I worry about looking like a pin head. Like a tiny little head on top of a gigantic body. I worry that people will watch me walk by and think, "I guess she's pretty, but my god does she have a tiny little head and a gigantic body." I think, in my twisty little brain, that if I have longer hair it will make my head look bigger, and thus my body will look smaller in comparison. The bigger my head, the skinnier I'll look. Feel free to laugh now. I know, it's ridiculous. But I haven't been able to let that thought go.

So, I stay away from cuts that would fit my lifestyle, my personality, and that I have been told would look fantastic on me because I want people to think I'm skinnier than I am.
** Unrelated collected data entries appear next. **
#include <algorithm>
#include <cstdint>

namespace avk {

enum class RoundKernel : int {
  Sweep,
  Node,
  FirstGen,
};

enum class SweepMode : int { Replay, Ablate, Fresh, Warm, Check };

struct PlanShape {
  int k;
  uint32_t BL;
  int64_t N;
  uint32_t NL, PS;
  bool capped;
  int peer_world;
  bool has_comm;
  int32_t pub_mode;
  bool any_nopoll;
};

struct PlanKnobs {
  int kernel;
  bool virtual_votes;
  uint32_t vv_min_bl;
  bool count_lazy, k_hi_virtual, ref_rows, uni_rows, ablate_gather, unsynced_shard;
  bool quiet_tiles = true, net_quiet = true, count_changed = false;
};

struct RoundPlan {
  bool unsupported;
  RoundKernel kernel;
  SweepMode mode;
  int k;
  bool replay, capped;
  bool fresh;
  bool warm;
  bool vv;
  bool vv_uniform;
  bool klazy;
  bool kconsume;
  bool hivirt;
  bool exact_pass;
  bool wb_votes, wb_counts;
  bool wb_cpreset;
  bool ref_rows, uni_rows;
  bool net_quiet_out, net_quiet_in;
};

struct RecordFacts {
  bool c_monotone = true;
  bool warm_all = false;
  bool fresh = false;
  int count_bound = 127;
  bool c_preset = false;
  bool v_stale = false;
  bool k_pend = false;
  bool rflag_ok[3] = {false, false, false};
  bool uni_ok[3] = {false, false, false};
  bool nq_ok = false;

  void snapshot_written() {
    rflag_ok[0] = rflag_ok[1] = rflag_ok[2] = false;
    uni_ok[0] = uni_ok[1] = uni_ok[2] = false;
    nq_ok = false;
  }
  void init(bool records_created, bool preset = false) {
    snapshot_written();
    warm_all = false;
    count_bound = -6;
// ... 72 lines not shown
                                                                : RoundKernel::FirstGen;
  const bool ones = f.c_monotone && f.warm_all;
  r.fresh = f.fresh && sweep && !replay && !o.ablate_gather;
  r.warm = sweep && !replay && ones && !o.ablate_gather && !r.fresh;
  r.mode = replay            ? SweepMode::Replay
           : o.ablate_gather ? SweepMode::Ablate
           : r.fresh         ? SweepMode::Fresh
           : ones            ? SweepMode::Warm
                             : SweepMode::Check;
  r.vv = o.virtual_votes && s.k == 8 && (r.warm || r.fresh);
  r.vv_uniform = r.vv && s.BL < o.vv_min_bl;
  r.klazy = o.count_lazy && r.warm && s.k == 8 && f.count_bound < 120;
  r.kconsume = !r.klazy && f.k_pend && r.warm && s.k == 8;
  r.hivirt = o.k_hi_virtual && s.k == 8;
  r.exact_pass = f.count_bound >= 120;
  r.wb_votes = !r.vv && f.v_stale;
  r.wb_counts = !r.klazy && !r.kconsume && f.k_pend;
  r.wb_cpreset = f.c_preset && !r.fresh;
  const bool tagged = sweep && s.k == 8 && !replay && !s.has_comm && !o.ablate_gather;
  r.ref_rows = o.ref_rows && tagged && 64 % s.BL == 0;
  r.uni_rows = o.uni_rows && tagged && (s.NL == (uint32_t)s.N || s.peer_world > 1 || o.unsynced_shard);
  r.net_quiet_out = o.quiet_tiles && o.net_quiet && r.klazy && sweep && !o.count_changed && s.peer_world <= 1 && !s.has_comm;
  r.net_quiet_in = r.net_quiet_out && f.nq_ok;
  return r;
}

And here's the kicker: it's not like I'm fooling anybody now anyway.

I realized that I have been working under the delusion that it's better to be an ugly skinny woman than a drop-dead gorgeous fat woman. And I also realized how ridiculous that mental trap is. Sexy is attitude, and my attitude has been shit. I don't want to be premature, but I think I've made an important change. I think that this time, something fundamental has shifted.

Now I just have to decide which short, sexy cut I'm going to go get...
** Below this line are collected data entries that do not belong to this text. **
+    auto xt_block = [&](int mb) {
+        const int mm = mb * NB + (tid & 127);
+#pragma unroll
+        for (int u = 0; u < 16; ++u) {
+            const int c = (tid >> 7) + 2 * u, n = s + c;
+            if (n < Wi && mm < Wi) XT[(size_t)n * ldx + mm] = (mb >= jb && mm >= n) ? Ys[mm * YII_LDY + c] : 0.0f;
+        }
+    };
+    if (write_xt)
+        for (int mb = 0; mb <= jb; ++mb) xt_block(mb);
+
+    int pi = jb + 1, pq = 0;
+    f32x16 acc;
+#pragma unroll
+    for (int r = 0; r < 16; ++r) acc[r] = 0.0f;
+    auto do_chunk = [&](const float (&cur)[CU], float (&dst)[CU]) {
+        const int nr = 2 * (pi - jb), i0 = pi * NB, nbi = (Wi - i0 < NB) ? Wi - i0 : NB;
+        if (pq == nr) {
+#pragma unroll
+            for (int r = 0; r < 16; ++r) {
+                const int row = 32 * wave + (r & 3) + 8 * (r >> 2) + 4 * h;
+                Ts[row * YII_COLS + l31] = row < nbi ? acc[r] : 0.0f;
+                acc[r] = 0.0f;
+            }
+            __syncthreads();
+        }
+        load_next(dst);
+        __builtin_amdgcn_sched_barrier(0);
+        const float* B = pq < nr ? Ys + (jb * NB + YII_KC * pq + h) * YII_LDY + l31 : Ts + (YII_KC * (pq - nr) + h) * YII_COLS + l31;
+        const int ldb2 = pq < nr ? 2 * YII_LDY : 2 * YII_COLS;
+#pragma unroll
+        for (int u = 0; u < CU; ++u) acc = __builtin_amdgcn_mfma_f32_32x32x2f32(cur[u], B[u * ldb2], acc, 0, 0, 0);
+        if (pq == nr + 1) {
+#pragma unroll
+            for (int r = 0; r < 16; ++r) {
+                const int row = 32 * wave + (r & 3) + 8 * (r >> 2) + 4 * h;
+                if (row < nbi) {
+                    const float v = -acc[r];
+                    Y[(size_t)(i0 + row) * ld + s + l31] = v;
+                    Ys[(i0 + row) * YII_LDY + l31] = v;
+                }
+                acc[r] = 0.0f;
+            }
+            __syncthreads();
+            if (write_xt) xt_block(pi);
+            ++pi;
+            pq = 0;
+        } else {
+            ++pq;
+        }
+    };
+    while (pi < nblk) {
+        do_chunk(c0, c2);
+        if (pi >= nblk) break;
+        do_chunk(c1, c0);
+        if (pi >= nblk) break;
+        do_chunk(c2, c1);
+    }
+}
+
 __global__ __launch_bounds__(256) void flat_reverse_lower_to_upper_kernel(float* __restrict__ U, int K, int64_t bsU) {
     U += (size_t)blockIdx.z * bsU;
     const int j = blockIdx.x * blockDim.x + threadIdx.x;
@@ -642,10 +768,14 @@
     const CholG3Plan* tab;
     int planes;
     int merge_mode;
+    int yii_mode;
     int32_t *info, *eR, *eY;
     int prio;
     hipStream_t stream;
 };
+
+enum { CHOL_YII_LAUNCHES = 0, CHOL_YII_FUSED = 1 };
+static std::atomic<long long> yii_fused_launches{0};
 
 static int chol_resolve(CholCtx& c, const float* min_eig_lb) {
     bool f16x2 = min_eig_lb != nullptr;
@@ -656,6 +786,11 @@
         } else {
             QT_CHECK_ARG(false, "qt_cholesky_inverse_upper: QT_CHOL_PLANES=%s (bf16x3 | f16x2)", e);
         }
+    }
+    c.yii_mode = CHOL_YII_FUSED;
+    if (const char* e = getenv("QT_CHOL_YII")) {
+        if (strcmp(e, "launches") == 0) c.yii_mode = CHOL_YII_LAUNCHES;
+        else QT_CHECK_ARG(strcmp(e, "fused") == 0, "qt_cholesky_inverse_upper: QT_CHOL_YII=%s (launches | fused)", e);
     }
     c.g3 = chol_blocks(c.K, c.NBO, c.NBI);
     c.planes = (f16x2 && c.g3->any) ? G3_F16X2 : G3_BF16X3;
@@ -797,7 +932,7 @@
                             c.nprob, c.sY, c.sW * 2);
 }
 
-static int inv_row(const CholCtx& c, const BlockRow& I) {
+static int yii_launches(const CholCtx& c, const BlockRow& I) {
     const int K = c.K, I0 = I.J0, I1 = I.J1, Wi = I.rows();
     float* Y = c.Y;
     for (int i0 = I0 + NB; i0 < I1; i0 += NB) {
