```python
def conv_bn(x, conv, bn, mode, relu=False, residual=None, arith=None, defer=None):
    arith = _arith(arith)
    if isinstance(x, LazyCostVolume):
        if torch.is_grad_enabled() or bn.training:
            raise RuntimeError("LazyCostVolume is an inference-only operand")
        with torch.cuda.device(x.fl.device):
            scale, shift = eval_affine(bn, x.fl, cache=True)
            return _conv(x, conv.weight, mode, arith.conv, scale, shift, residual, relu, cache=True)
    training = bn.training or not bn.track_running_stats
    if not training and not torch.is_grad_enabled():
# ... 32 lines not shown
    def backward(ctx, g):
        x, w, scale, shift = ctx.saved_tensors
        g = _chk(g.contiguous(), "grad_logits")
        b, d, h, wd, _ = _dims(x)
        gx = gw = None
        with torch.cuda.device(g.device):
            if ctx.needs_input_grad[0]:
                gx = torch.empty_like(x)
                with profiler.scope("conv3d_c1_dgrad", bytes=4.0 * (x.numel() + g.numel()), bound="hbm"):
                    _call("az_conv3d_c1_dgrad", _p(gx), _p(g), _p(w), b, d, h, wd, _stream())
            if ctx.needs_input_grad[1]:
                gw = torch.empty_like(w)
                with overlap.scope(ctx.sink, x, g, gw, scale, shift), \
                        profiler.scope("conv3d_c1_wgrad", bytes=4.0 * (x.numel() + g.numel()), bound="hbm"):
                    _call("az_conv3d_c1_wgrad", _p(gw), _p(x), _p(g), _p(scale), _p(shift), b, d, h, wd, _stream())
        return gx, gw, (g if ctx.has_add else None), None, None, None


def conv_logits(x, conv, addend=None, sink=None, affine=None):
    sc, sh = (affine.scale, affine.shift) if (affine is not None and affine.pending) else (None, None)
    return _ConvLogits.apply(x, sink.weight(conv.weight) if sink is not None else conv.weight, addend, sink, sc, sh)


class _AddRelu(torch.autograd.Function):
    @staticmethod
    def forward(ctx, a, b):
        a, b = _chk(a, "a"), _chk(b, "b")
        y = torch.empty_like(a)
        y_amax = ZEROS.take(a)
        with torch.cuda.device(a.device):
            _call("az_add_relu", _p(y), _p(a), _p(b), 0, a.numel(), _p(y_amax), _stream())
        _set_amax(y, y_amax)
        return y

    @staticmethod
    def backward(ctx, g):
        return g, g


def add(a, b):
    return _AddRelu.apply(a, b)


class _FanOut(torch.autograd.Function):

    @staticmethod
# ... 27 lines not shown
```

### activezero_amd/csrc/az_conv3d_c1.hip

```cpp
#include "az_common.h"
#include "az_launch_math.h"

#define C1_TH 8
#define C1_TW 32
#define C1_VS 36
#define C1_GP 36
typedef float c1_f2 __attribute__((ext_vector_type(2)));
#define C1_FMA2(a, b, c) __builtin_elementwise_fma(a, b, c)


#define C1F_TH 8
#define C1F_TW 16
template <int CTRL>
__device__ __forceinline__ float c1_dpp_add(float v) {
    return v + __builtin_bit_cast(float, __builtin_amdgcn_update_dpp(0, __builtin_bit_cast(int, v), CTRL, 0xf, 0xf, true));
}
__global__ void __launch_bounds__(256)
c1_fwd_kernel(float *__restrict__ out, const float *__restrict__ in, const float *__restrict__ w,
              const float *__restrict__ addend, const float *__restrict__ in_scale,
              const float *__restrict__ in_shift, int D, int H, int W, int tiles_x, int dseg) {
    constexpr int SX = C1F_TW + 2, SY = C1F_TH + 2;
    __shared__ __attribute__((aligned(16))) float slab[SY * SX * C1_VS];
    const int tx0 = (blockIdx.x % tiles_x) * C1F_TW, ty0 = (blockIdx.x / tiles_x) * C1F_TH;
    const int d0 = blockIdx.y * dseg, d1 = min(d0 + dseg, D), b = blockIdx.z;
// ... 70 lines not shown
        const int od = id - 1;
        if (od >= d0 && od < d1) {
            float mine = 0.f;
#pragma unroll
            for (int j = 0; j < 8; ++j) {
                float v = a_prev[j][0] + a_prev[j][1];
                v = c1_dpp_add<0xB1>(v);
                v = c1_dpp_add<0x4E>(v);
                v = c1_dpp_add<0x141>(v);
                v = c1_dpp_add<0x140>(v);
                mine = (cp == j) ? v : mine;
            }
            const int ow = tx0 + lx0 + cp;
            if (cp < 8 && oh < H && ow < W) {
                const size_t o = (((size_t)b * D + od) * H + oh) * W + ow;
                out[o] = addend ? mine + addend[o] : mine;
            }
        }
#pragma unroll
        for (int j = 0; j < 8; ++j) { a_prev[j] = a_cur[j]; a_cur[j] = a_next[j]; a_next[j] = c1_f2{0.f, 0.f}; }
    }
}
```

Posted by Trista @ 9:40 AM

Read or Post a Comment

omg- I LOVE QL. & I love that you can see her & her shape for what it is: fabulous. & you are also right- it is ALL in her attitude.
Very excited about you mulling on a new cut. I had the exact same frets. Well in so much as I worried that the length of my hair could somehow make my butt seem smaller. Now that I have shorter hair & find that I am not hiding behind my hair as much.
YOU ARE BEAUTIFUL no matter what!

Posted by Blogger Calliope @ 10:25 AM #
 

I've had similar dilemmas regarding the length of my hair, EXCEPT, I'be been trying to figure out what would make my head SMALLER. I look at old class pictures & for whatever reason, my eyes go right to that big boulder of a head I have :)

I think you're totally right about sexiness being an attitude. When I'm, er, "in the mood," I'm generally not thinking about all of the body flaws I have, but rather just getting into the idea that I'm sexy.
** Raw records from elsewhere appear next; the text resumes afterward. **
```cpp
bool s3first_eligible(const SubConv& sc, int cin, int has_resid) {
    return !sc.direct && sc.KH == 5 && sc.KW == 5 && sc.S == 2 && cin <= 3 && !has_resid && sc.nz == 1 &&
           !exact_fp32() && env_int("RT_NO_S3", 0) == 0;
}
template <typename F>
int upload_s3first(SubConv& sc, int cin_real, F wfun) {
    const int nblk = (int)rt::cdiv(sc.Cout, 32);
    std::vector<uint16_t> packed((size_t)nblk * rt::S3FirstCfg::W_SLOTS * 8, 0);
    for (int co = 0; co < sc.Cout; co++)
        for (int c = 0; c < cin_real; c++)
            for (int r = 0; r < 5; r++)
                for (int sx = 0; sx < 5; sx++) {
                    uint16_t hi, lo;
                    split_f16(wfun(co, c, r, sx), hi, lo);
                    const int k = 3 * sx + c, h = k / 8, e = k % 8;
                    const size_t blk = (size_t)(co / 32) * rt::S3FirstCfg::W_SLOTS * 8;
                    packed[blk + ((((size_t)r * 2 + 0) * 2 + h) * 32 + co % 32) * 8 + e] = hi;
                    packed[blk + ((((size_t)r * 2 + 1) * 2 + h) * 32 + co % 32) * 8 + e] = lo;
                }
    if (int rc = upload_weights(sc, packed)) return rc;
    sc.s3first = 1; sc.s3p = 0; sc.split3 = 0; sc.wino = 0;
    sc.NBW = 1; sc.TXW = 1; sc.TY = sc.NW = 4;
    return 0;
}

template <bool Z, int PAT>
bool drop_structural_zeros(std::vector<float>& packed) {
    using Taps = rt::SmallTaps<Z, PAT>;
    constexpr int NJ = Taps::NJ;
    if (env_int("RT_NO_SMALL_SPARSE", 0) != 0) return false;
    const size_t rows = packed.size() / (NJ * NJ);
    for (size_t r = 0; r < rows; r++)
        for (int f = 0; f < NJ; f++)
            for (int j = 0; j < NJ; j++)
                if (!Taps::valid(f, j) && packed[(r * NJ + f) * NJ + j] != 0.f) return false;
    std::vector<float> dense(rows * Taps::NV);
    for (size_t r = 0; r < rows; r++)
        for (int f = 0; f < NJ; f++)
            for (int j = 0; j < NJ; j++)
                if (Taps::valid(f, j)) dense[r * Taps::NV + Taps::index(f, j)] = packed[(r * NJ + f) * NJ + j];
    packed.swap(dense);
    return true;
}

template <typename T> constexpr const char* type_tag() { return sizeof(T) == 2 ? "f16" : "f32"; }
template <int KH, int KW, int S, bool XIL, bool YIL, int NW = 4, typename TIN = float, typename TOUT = float>
void launch_s3(dim3 grid, int ks, int64_t per_cu, hipStream_t st, const rt::ConvArgs& a, int trace = 0) {
    using Cfg = rt::S3Cfg<KH, KW, S, NW>;
    ks = Cfg::max_groups(ks);
    while (ks > 1 && std::min<int64_t>(per_cu, 4) * ks * Cfg::GRP_BYTES > 160 * 1024) ks = Cfg::max_groups(ks - 1);
    if (trace)
        fprintf(stderr, "[rt] conv_s3<%d,%d,%d,%d,%d,%d,%s,%s> r%d grid %u x %u x %u ks %d\n", KH, KW, S, (int)XIL, (int)YIL, NW, type_tag<TIN>(),
                type_tag<TOUT>(), a.r_il8, grid.x, grid.y, grid.z, ks);
#ifndef HIPEMU
    static std::atomic<unsigned long long> done{0};
    int dev = 0;
    if (hipGetDevice(&dev) == hipSuccess && dev >= 0 && dev < 64 && !((done.load(std::memory_order_acquire) >> dev) & 1ull)) {
        (void)hipFuncSetAttribute(reinterpret_cast<const void*>(&rt::conv_s3_kernel<KH, KW, S, XIL, YIL, NW, TIN, TOUT>),
                                  hipFuncAttributeMaxDynamicSharedMemorySize, Cfg::KS_MAX * Cfg::GRP_BYTES);
        done.fetch_or(1ull << dev, std::memory_order_release);
    }
#endif
    hipLaunchKernelGGL((rt::conv_s3_kernel<KH, KW, S, XIL, YIL, NW, TIN, TOUT>), grid, dim3(64 * NW * ks), (size_t)ks * Cfg::GRP_BYTES, st, a);
}

int device_cus() {
    static std::atomic<int> cus[64];
    int dev = 0;
    if (hipGetDevice(&dev) != hipSuccess || dev < 0 || dev >= 64) return 256;
    int n = cus[dev].load(std::memory_order_relaxed);
    if (!n) {
        hipDeviceProp_t prop;
        n = (hipGetDeviceProperties(&prop, dev) == hipSuccess && prop.multiProcessorCount > 0) ? prop.multiProcessorCount : 256;
        cus[dev].store(n, std::memory_order_relaxed);
    }
    return n;
}

std::vector<float> to_f32(const void* w, size_t n, int dtype) {
    std::vector<float> out(n);
    if (dtype == RT_F16) {
        const char* h = static_cast<const char*>(w);
        for (size_t i = 0; i < n; i++) {
            _Float16 v;
            std::memcpy(&v, h + 2 * i, 2);
            out[i] = (float)v;
        }
    } else {
        std::memcpy(out.data(), w, n * sizeof(float));
    }
    return out;
}

template <int KH, int KW, int S, int NBW, int CC>
int launch_window(const SubConv& sc, const rt::ConvArgs& a, dim3 grid, hipStream_t st) {
#define RT_TILE(ty, txw, nw, wlds)                                                                        \
    if (sc.TY == ty && sc.TXW == txw && sc.NW == nw && sc.WLDS == (wlds ? 1 : 0)) {                       \
        hipLaunchKernelGGL((rt::conv_mfma_f32_kernel<KH, KW, S, ty, txw, NBW, CC, nw, wlds>), grid,       \
                           dim3(64 * nw), 0, st, a);                                                      \
        return 0;                                                                                         \
    }
    if (sc.y_il8) return 1;
    if (sc.x_f16 || sc.y_f16) {
        if (!(sc.TY == 4 && sc.TXW == 1 && sc.NW == 4 && sc.WLDS) || !sc.y_f16) return 1;
        if (sc.x_f16)
            hipLaunchKernelGGL((rt::conv_mfma_f32_kernel<KH, KW, S, 4, 1, NBW, CC, 4, true, _Float16, _Float16>), grid, dim3(256), 0, st, a);
        else
            hipLaunchKernelGGL((rt::conv_mfma_f32_kernel<KH, KW, S, 4, 1, NBW, CC, 4, true, float, _Float16>), grid, dim3(256), 0, st, a);
        return 0;
    }
    RT_TILE(4, 2, 4, true) RT_TILE(4, 1, 4, true) RT_TILE(2, 2, 4, true) RT_TILE(2, 1, 2, true) RT_TILE(8, 1, 8, true) RT_TILE(8, 1, 4, true)
#undef RT_TILE
    return 1;
}

int launch_sub(const SubConv& sc, const rt::ConvArgs& a, dim3 grid, hipStream_t st) {
// ... 1615 lines not shown
}

int enqueue_s3first(const Launch& L, const SubConv& sc, const rt::ConvArgs& a, const ConvGrid& g) {
    if (L.plan->opt.trace) fprintf(stderr, "[rt] conv_s3_first<%d> grid %u x %u x %u twin %d\n", sc.y_il8 ? 1 : 0, g.grid.x, g.grid.y, g.grid.z, a.x2 ? 1 : 0);
    if (sc.y_il8) hipLaunchKernelGGL((rt::conv_s3_first_kernel<true>), g.grid, dim3(256), 0, S(L.s), a);
    else hipLaunchKernelGGL((rt::conv_s3_first_kernel<false>), g.grid, dim3(256), 0, S(L.s), a);
    RT_LAUNCH_CHECK("conv_s3_first_kernel");
    return 0;
}

int enqueue_f16first(const Launch& L, const SubConv& sc, const rt::ConvArgs& a, const ConvGrid& g) {
    if (L.plan->opt.trace) fprintf(stderr, "[rt] conv_f16_first<%d> grid %u x %u x %u twin %d\n", sc.y_il8 ? 1 : 0, g.grid.x, g.grid.y, g.grid.z, a.x2 ? 1 : 0);
    if (sc.y_il8) hipLaunchKernelGGL((rt::conv_f16_first_kernel<true>), g.grid, dim3(256), 0, S(L.s), a, L.plan->cin);
    else hipLaunchKernelGGL((rt::conv_f16_first_kernel<false>), g.grid, dim3(256), 0, S(L.s), a, L.plan->cin);
    RT_LAUNCH_CHECK("conv_f16_first_kernel");
    return 0;
}

int enqueue_split3(const Launch& L, const SubConv& sc, const rt::ConvArgs& a, const ConvGrid& g) {
    const rtConvPlan* plan = L.plan;
    const dim3 grid = g.fold(g.grid);
    const int trace = plan->opt.trace;
    bool launched = false;
    int ks = 1;
    const int64_t per_cu = rt::cdiv((int64_t)g.grid.x * g.grid.y * (g.gz / L.batch), (int64_t)device_cus());
    if (plan->opt.ksplit > 0 || (plan->opt.ksplit < 0 && !(L.hints & RT_HINT_THROUGHPUT))) {
        const int nch = a.CinPad / 16;
        ks = plan->opt.ksplit > 0 ? plan->opt.ksplit : (per_cu == 1 && nch >= 4 ? 4 : (per_cu <= 2 && nch >= 2 ? 2 : 1));
    }
    if (sc.x_f16 || sc.y_f16) {
        if (!sc.x_f16 && sc.x_il8 && sc.KH == 3 && sc.KW == 3 && sc.S == 1 && sc.TY == 4 && sc.y_f16) {
            if (sc.y_il8) launch_s3<3, 3, 1, true, true, 4, float, _Float16>(grid, ks, per_cu, S(L.s), a, trace);
            else launch_s3<3, 3, 1, true, false, 4, float, _Float16>(grid, ks, per_cu, S(L.s), a, trace);
            RT_LAUNCH_CHECK("conv_s3_kernel<float, f16>");
            return 0;
        }
        RT_REQUIRE(!sc.x_il8 && !(sc.y_il8 && sc.x_f16) && sc.TY == 4 && sc.y_f16, "rt_conv_enqueue: fp16-storage variant of the split kernel not instantiated");
#define RT_S3H(kh, kw, st)                                                                                           \
    if (!launched && sc.KH == kh && sc.KW == kw && sc.S == st) {                                                     \
        if (sc.x_f16) launch_s3<kh, kw, st, false, false, 4, _Float16, _Float16>(grid, ks, per_cu, S(L.s), a, trace); \
        else if (sc.y_il8) launch_s3<kh, kw, st, false, true, 4, float, _Float16>(grid, ks, per_cu, S(L.s), a, trace); \
        else launch_s3<kh, kw, st, false, false, 4, float, _Float16>(grid, ks, per_cu, S(L.s), a, trace);            \
        launched = true;                                                                                             \
    }
        RT_S3H(3, 3, 1) RT_S3H(3, 3, 2) RT_S3H(1, 1, 1) RT_S3H(1, 2, 1) RT_S3H(2, 1, 1) RT_S3H(2, 2, 1)
#undef RT_S3H
    }
#ifdef RT_EXPERIMENTAL
    if (!launched && sc.KH == 3 && sc.KW == 3 && sc.S == 1 && sc.TY == 8) {
        with_bools([&](auto xi, auto yi) { launch_s3<3, 3, 1, xi, yi, 8>(grid, ks, per_cu, S(L.s), a, trace); }, sc.x_il8, sc.y_il8);
        launched = true;
    }
#endif
#define RT_S3(kh, kw, st)                                                                                                              \
    if (!launched && sc.KH == kh && sc.KW == kw && sc.S == st) {                                                                       \
        with_bools([&](auto xi, auto yi) { launch_s3<kh, kw, st, xi, yi>(grid, ks, per_cu, S(L.s), a, trace); }, sc.x_il8, sc.y_il8); \
        launched = true;                                                                                                               \
    }
    RT_S3(3, 3, 1) RT_S3(3, 3, 2) RT_S3(1, 1, 1) RT_S3(1, 2, 1) RT_S3(2, 1, 1) RT_S3(2, 2, 1)
#undef RT_S3
    if (!launched) return fail(RT_E_UNSUPPORTED, "conv (split fp16): window %dx%d stride %d not instantiated", sc.KH, sc.KW, sc.S);
    RT_LAUNCH_CHECK("conv_s3_kernel");
    return 0;
}

int enqueue_f16dw(const Launch& L, const SubConv& sc, rt::ConvArgs& a, bool& taken) {
    const rtConvPlan* plan = L.plan;
    if (!(plan->c3d_dw && plan->opt.dw != 0 && sc.KH == 3 && sc.KW == 3 && sc.S == 1 && sc.x_il8 && sc.y_il8 && !sc.zs_dev && sc.y_xstride == 1 &&
          (!plan->has_resid || sc.r_il8) && (plan->act == RT_ACT_NONE || plan->act == RT_ACT_ELU) && !sc.shift_dev))
        return 0;
    using Dw = rt::ConvF16DwCfg;
    const int dw_tiles_x = (int)rt::cdiv(sc.Wo, Dw::TX), dw_nkb = (int)rt::cdiv(sc.Cout, 32);
    const int64_t npairs = rt::cdiv(dw_tiles_x * (int)rt::cdiv(sc.Ho, Dw::TY), 2);
    int nseg = plan->opt.dw_nseg;
    double best = 1e30, fill = 1.0;
    for (int ns = 1; ns <= sc.nz; ns++) {
        const int seg = (int)rt::cdiv(sc.nz, ns);
        if (ns > 1 && seg < 4) break;
        if ((int)rt::cdiv(sc.nz, seg) != ns || (plan->opt.dw_nseg > 0 && ns != std::min(plan->opt.dw_nseg, sc.nz))) continue;
        const int64_t wgs = npairs * ns * dw_nkb * L.batch, rounds = rt::cdiv(wgs, (int64_t)device_cus());
        const double steps = seg + (ns > 1 ? 3.0 : 1.7), cost = (double)rounds * steps;
        if (cost < best - 1e-9) { best = cost; nseg = ns; fill = (double)wgs / (double)(rounds * device_cus()) * seg / steps; }
    }
    if (plan->opt.dw < 0 && fill < 0.6) return 0;
    taken = true;
    nseg = std::max(1, std::min(nseg, sc.nz));
    a.tiles_x = dw_tiles_x;
    a.dw_ntiles = a.tiles_x * (int)rt::cdiv(sc.Ho, Dw::TY);
    a.dw_cpc = plan->c3d_C / 16;
    a.nb_inner = dw_nkb;
    a.dw_seg = (int)rt::cdiv(sc.nz, nseg);
    a.dw_nseg = (int)rt::cdiv(sc.nz, a.dw_seg);
    const int64_t gx = npairs * a.dw_nseg * a.nb_inner;
    RT_REQUIRE(gx < (1ll << 31) && L.batch <= 65535, "rt_conv_enqueue: grid limit exceeded");
    dim3 gd((unsigned)gx, 1u, (unsigned)L.batch);
    const bool resident = a.dw_cpc <= 2, elu = plan->act == RT_ACT_ELU;
    if (plan->opt.trace)
        fprintf(stderr, "[rt] conv_f16dw<%d,%d,%d> grid %u x %u segments %d x %d slices, %d chunks per slice\n", resident ? 1 : 0,
                plan->has_resid ? 1 : 0, elu ? 1 : 0, gd.x, gd.z, a.dw_nseg, a.dw_seg, a.dw_cpc);
    with_bools([&](auto res, auto hr, auto el) { hipLaunchKernelGGL((rt::conv_f16dw_kernel<res, hr, el>), gd, dim3(512), 0, S(L.s), a); },
               resident, plan->has_resid, elu);
    RT_LAUNCH_CHECK("conv_f16dw_kernel");
    return 0;
}

int enqueue_f16mma(const Launch& L, const SubConv& sc, rt::ConvArgs& a, const ConvGrid& g) {
    const rtConvPlan* plan = L.plan;
    bool taken = false;
    if (int rc = enqueue_f16dw(L, sc, a, taken)) return rc;
    if (taken) return 0;
    if (sc.KH == 3 && sc.KW == 3 && sc.S == 1 && sc.x_il8 && sc.y_il8 && !sc.zs_dev && sc.TY == 4 && sc.y_xstride == 1 &&
        (plan->opt.r4 > 0 || (plan->opt.r4 < 0 && plan->is_conv3d && sc.Ho >= 12))) {
// ... 363 lines not shown
```

Baseline: 2821.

Eagerly anticipating the new do! I second Cali's sentiment. You're a sexy, sassy girl, Trista, whatever your hair style ;)

Posted by Blogger b. @ 11:29 AM #
 

Hey I totally think the same way about big body, little head. That is why I had such long hair too, but it got too hot, and I just didn't care any more. As long as I was happy with cutting my hair then I was gonna do it, and I did. It also helped that Sum was all for it too. After all the only one I want to impress is her!

Posted by Anonymous Anonymous @ 1:32 PM #
 

Go, Queen Trista, Go!

Posted by Anonymous Anonymous @ 2:24 PM #
 

I realized that I have been working under the delusion that it's better to be an ugly skinny woman than a drop-dead gorgeous fat woman.

Holy crap, Trista -- I identified with this whole post so much, but especially the line I quoted above. Yeah. You're definitely not the only one who catches yourself thinking that kind of stuff. Thanks for giving us so much of your honesty -- in this post & others. I feel a little saner now myself. :)

Posted by Blogger Anne Haines @ 4:48 PM #
 

P.S. Queen Latifah? HOT HOT HOT. *fans self*

Posted by Blogger Anne Haines @ 4:49 PM #
 

Girl! You go get a SASSY hair do.

It helped me.

I'll never be 110 pounds. I'd be HAPPY to be 180 these days.

But let me tell you, the new hair cut and new glasses went a LONG way to making me feel more sexy like Queen Latifa does!

So you GO and get a sassy do. I can't wait for pictures.

Posted by Blogger Shelli @ 9:45 PM #
 

I know precisely what you mean. I finally bit the bullet and chopped mine off last summer, all the while listening to the stylist go on and on about what a sin it is to be chopping off such beautiful long hair.

Screw her. (Or rather, don't.)

That haircut was my favorite hairstyle of all time. It looked AWESOME.

Go chop it off. You'll love yourself for doing it!

Posted by Anonymous Anonymous @ 12:50 PM #
 

Go, you!

Posted by Anonymous Anonymous @ 1:51 PM #
 

I am so desperately hot for Queen and her lush, sexy body and divine personality. Every time she comes on TV Little Mister laughs at me and yells "There's your girlfriend!" Didn't you love it in the hair salon movie when she asks "Does my butt look big in these pants? Good!"